#### Available records ####

__device__ __forceinline__ void mbar_init(uint64_t* bar, uint32_t count) {
    asm volatile("mbarrier.init.shared::cta.b64 [%0], %1;" ::"r"(smem_u32(bar)), "r"(count) : "memory");
}
__device__ __forceinline__ void fence_mbar_init() {
    asm volatile("fence.mbarrier_init.release.cluster;" ::: "memory");
}
__device__ __forceinline__ void mbar_arrive_expect_tx(uint64_t* bar, uint32_t bytes) {
    asm volatile("mbarrier.arrive.expect_tx.shared::cta.b64 _, [%0], %1;" ::"r"(smem_u32(bar)), "r"(bytes) : "memory");
}
__device__ __forceinline__ void mbar_arrive(uint64_t* bar) {
    asm volatile("mbarrier.arrive.shared::cta.b64 _, [%0];" ::"r"(smem_u32(bar)) : "memory");
}
__device__ __forceinline__ bool mbar_try_wait(uint64_t* bar, uint32_t parity) {
    uint32_t ok;
    asm volatile(
        "{\n\t.reg .pred p;\n\t"
        "mbarrier.try_wait.parity.shared::cta.b64 p, [%1], %2;\n\t"
        "selp.b32 %0, 1, 0, p;\n\t}"
        : "=r"(ok)
        : "r"(smem_u32(bar)), "r"(parity)
        : "memory");
    return ok != 0;
}
static __device__ __noinline__ void mbar_slow_path(uint64_t& t0) {
    uint64_t t;
    asm volatile("mov.u64 %0, %globaltimer;" : "=l"(t));
    if (t0 == 0) t0 = t;
    else if (t - t0 > 2000000000ull) __trap();
}
__device__ __forceinline__ void mbar_wait(uint64_t* bar, uint32_t parity) {
    uint32_t spins = 0;
    uint64_t t0 = 0;
    while (!mbar_try_wait(bar, parity)) {
        if (++spins == 16384u) {
            spins = 0;
            mbar_slow_path(t0);
        }
    }
}

__device__ __forceinline__ void fence_proxy_async_smem() { asm volatile("fence.proxy.async.shared::cta;" ::: "memory"); }
__device__ __forceinline__ void named_bar_sync(int id, int count) { asm volatile("bar.sync %0, %1;" ::"r"(id), "r"(count) : "memory"); }
__device__ __forceinline__ void named_bar_sync_diverged(int id, int count) {
    asm volatile("barrier.sync %0, %1;" ::"r"(id), "r"(count) : "memory");
}

__device__ __forceinline__ void tma_prefetch_desc(const CUtensorMap* m) {
    asm volatile("prefetch.tensormap [%0];" ::"l"(reinterpret_cast<uint64_t>(m)) : "memory");
}
__device__ __forceinline__ void tma_load_2d(void* dst, const CUtensorMap* m, uint64_t* bar, int c0, int c1) {
    asm volatile(
        "cp.async.bulk.tensor.2d.shared::cluster.global.mbarrier::complete_tx::bytes [%0], [%1, {%3, %4}], [%2];" ::"r"(
            smem_u32(dst)),
        "l"(reinterpret_cast<uint64_t>(m)), "r"(smem_u32(bar)), "r"(c0), "r"(c1)
        : "memory");
}
__device__ __forceinline__ void tma_load_3d(void* dst, const CUtensorMap* m, uint64_t* bar, int c0, int c1, int c2) {
    asm volatile(
        "cp.async.bulk.tensor.3d.shared::cluster.global.mbarrier::complete_tx::bytes [%0], [%1, {%3, %4, %5}], [%2];" ::"r"(
            smem_u32(dst)),
        "l"(reinterpret_cast<uint64_t>(m)), "r"(smem_u32(bar)), "r"(c0), "r"(c1), "r"(c2)
        : "memory");
}
__device__ __forceinline__ void tma_load_4d(void* dst, const CUtensorMap* m, uint64_t* bar, int c0, int c1, int c2,
                                            int c3) {
    asm volatile(
        "cp.async.bulk.tensor.4d.shared::cluster.global.mbarrier::complete_tx::bytes [%0], [%1, {%3, %4, %5, %6}], "
        "[%2];" ::"r"(smem_u32(dst)),
        "l"(reinterpret_cast<uint64_t>(m)), "r"(smem_u32(bar)), "r"(c0), "r"(c1), "r"(c2), "r"(c3)
        : "memory");
}
__device__ __forceinline__ void tma_load_5d(void* dst, const CUtensorMap* m, uint64_t* bar, int c0, int c1, int c2,
                                            int c3, int c4) {
    asm volatile(
        "cp.async.bulk.tensor.5d.shared::cluster.global.mbarrier::complete_tx::bytes [%0], [%1, {%3, %4, %5, %6, %7}], "
        "[%2];" ::"r"(smem_u32(dst)),
        "l"(reinterpret_cast<uint64_t>(m)), "r"(smem_u32(bar)), "r"(c0), "r"(c1), "r"(c2), "r"(c3), "r"(c4)
        : "memory");
}
__device__ __forceinline__ void tma_store_5d(const CUtensorMap* m, const void* src, int c0, int c1, int c2, int c3, int c4) {
    asm volatile("cp.async.bulk.tensor.5d.global.shared::cta.bulk_group [%0, {%2, %3, %4, %5, %6}], [%1];"
                 ::"l"(reinterpret_cast<uint64_t>(m)), "r"(smem_u32(src)), "r"(c0), "r"(c1), "r"(c2), "r"(c3), "r"(c4)
                 : "memory");
}
__device__ __forceinline__ void bulk_commit() { asm volatile("cp.async.bulk.commit_group;" ::: "memory"); }
__device__ __forceinline__ void bulk_wait_read_all() { asm volatile("cp.async.bulk.wait_group.read 0;" ::: "memory"); }
template <int N>
__device__ __forceinline__ void bulk_wait_read() { asm volatile("cp.async.bulk.wait_group.read %0;" ::"n"(N) : "memory"); }
__device__ __forceinline__ void bulk_wait_all() { asm volatile("cp.async.bulk.wait_group 0;" ::: "memory"); }

template <int N>
__device__ __forceinline__ void setmaxnreg_dec() { asm volatile("setmaxnreg.dec.sync.aligned.u32 %0;" ::"n"(N)); }
template <int N>
__device__ __forceinline__ void setmaxnreg_inc() { asm volatile("setmaxnreg.inc.sync.aligned.u32 %0;" ::"n"(N)); }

####

What you are asked to do:
Say how many lines of the preceding data include the word "const". The number is the whole answer.

Reply to the exercise:
6